Park Y S, Lee S H, Lim C K, Choi H W, An J H, Park C W, Lee H S, Lee J S, Seo J T
Laboratory of Reproductive Medicine, Cheil General Hospital & Women's Healthcare Center, Dankook University College of Medicine, Seoul, Korea.
Division of Developmental Biology and Physiology, School of Biosciences and Chemistry, Sungshin Women's University, Seoul, Korea.
Andrologia. 2018 Mar;50(2). doi: 10.1111/and.12864. Epub 2017 Jul 13.
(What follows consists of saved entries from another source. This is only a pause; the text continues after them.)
enum { OPT_BOOL = 1, OPT_GRAPHS = 2, OPT_EVEN = 4 };
struct OptSpec { const char *name; int vqcpc_vocoder::*field; int lo, hi, flags; };
static const OptSpec k_options[] = {
    {"use_graph", &vqcpc_vocoder::use_graph, 0, 1, OPT_BOOL},
    {"steps_per_graph", &vqcpc_vocoder::steps_per_graph, 2, 4096, OPT_GRAPHS | OPT_EVEN},
    {"big_min_tiles", &vqcpc_vocoder::big_min_tiles, 0, INT_MAX, OPT_GRAPHS},
    {"two_groups", &vqcpc_vocoder::two_groups, 0, 1, OPT_BOOL},
    {"fuse_fc2", &vqcpc_vocoder::fuse_fc2, 0, 1, OPT_BOOL | OPT_GRAPHS},
    {"handoff_timeout_ms", &vqcpc_vocoder::handoff_timeout_ms, 1, 10000, OPT_GRAPHS},
    {"handoff_debug_drop_step", &vqcpc_vocoder::handoff_debug_drop_step, INT_MIN, INT_MAX, OPT_GRAPHS},
    {"xcd", &vqcpc_vocoder::xcd, -1, 1, 0},
    {"xcd_slots", &vqcpc_vocoder::xcd_slots, 1, 8 * XD_MAX_BX, 0},
    {"xcd_agent_stores", &vqcpc_vocoder::xcd_agent_stores, 0, 1, OPT_BOOL},
    {"xcm", &vqcpc_vocoder::xcm, -1, 1, 0},
    {"xcm_min", &vqcpc_vocoder::xcm_min, 0, 65536, 0},
    {"xcm_max", &vqcpc_vocoder::xcm_max, 0, 1 << 20, 0},
    {"xcm_slots", &vqcpc_vocoder::xcm_slots, 1, 8 * XM_BX, 0},
    {"xcd_timeout_ms", &vqcpc_vocoder::xcd_timeout_ms, 1, 10000, 0},
    {"xcd_debug_drop_step", &vqcpc_vocoder::xcd_debug_drop_step, INT_MIN, INT_MAX, 0},
    {"xcd_debug_misplace", &vqcpc_vocoder::xcd_debug_misplace, 0, 1, OPT_BOOL},
    {"tf_chunk_replays", &vqcpc_vocoder::tf_chunk_replays, 1, 64, 0},
    {"slots", &vqcpc_vocoder::n_slots, 0, 65536, 0},
};

extern "C" int vqcpc_vocoder_set_option(vqcpc_vocoder *v, const char *name, int value) {
    VQ_REQUIRE(v && name, "vqcpc_vocoder_set_option: null argument");
    for (const OptSpec &o : k_options) {
        if (strcmp(name, o.name)) continue;
        if (o.flags & OPT_BOOL) value = value != 0;
        VQ_REQUIRE(value >= o.lo && value <= o.hi && !((o.flags & OPT_EVEN) && value % 2), "%s must be %sin [%d, %d]", name,
                   (o.flags & OPT_EVEN) ? "even and " : "", o.lo, o.hi);
        if ((o.flags & OPT_GRAPHS) && value != v->*o.field) clear_graphs(v);
        v->*o.field = value;
        if (o.field == &vqcpc_vocoder::xcd) { v->fell_back = false; v->placement_misses = 0; }
        return VQCPC_OK;
    }
    vq_set_error("unknown option %s", name);
    return VQCPC_ERR_INVALID;
}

This study was performed to evaluate the independent influence of paternal age affecting embryo development and pregnancy using testicular sperm extraction (TESE)-intracytoplasmic sperm injection (ICSI) in obstructive azoospermia (OA) and nonobstructive azoospermia (NOA). Paternal patients were divided into the following groups: ≤30 years, 31-35 years, 36-40 years, 41-45 years and ≥46 years. There were no differences in the rates of fertilisation or embryo quality according to paternal and maternal age. However, clinical pregnancy and implantation rates were significantly lower between those ≥46 years of paternal age compared with other age groups. Fertilisation rate was higher in the OA than the NOA, while embryo quality, pregnancy and delivery results were similar. Clinical pregnancy and implantation rates were significantly lower for patients ≥46 years of paternal age compared with younger age groups. In conclusion, fertilisation using TESE in azoospermia was not affected by the independent influence of paternal age; however, as maternal age increased concomitantly with paternal age, rates of pregnancy and delivery differed between those with paternal age <41 years and ≥46 years. Therefore, paternal age ≥46 years old should be considered when applying TESE-ICSI in cases of azoospermia, and patients should be advised of the associated low pregnancy rates.
本研究旨在评估在梗阻性无精子症(OA)和非梗阻性无精子症(NOA)患者中,采用睾丸精子提取(TESE)-卵胞浆内单精子注射(ICSI)时,父亲年龄对胚胎发育和妊娠的独立影响。将父亲患者分为以下几组:≤30岁、31 - 35岁、36 - 40岁、41 - 45岁和≥46岁。根据父母年龄,受精率或胚胎质量没有差异。然而,与其他年龄组相比,父亲年龄≥46岁的患者临床妊娠率和着床率显著降低。OA患者的受精率高于NOA患者,而胚胎质量、妊娠和分娩结果相似。与年轻年龄组相比,父亲年龄≥46岁的患者临床妊娠率和着床率显著降低。总之,无精子症患者采用TESE受精不受父亲年龄的独立影响;然而,随着母亲年龄与父亲年龄同步增加,父亲年龄<41岁和≥46岁的患者妊娠率和分娩率有所不同。因此,在无精子症患者中应用TESE-ICSI时应考虑父亲年龄≥46岁,并应告知患者相关的低妊娠率。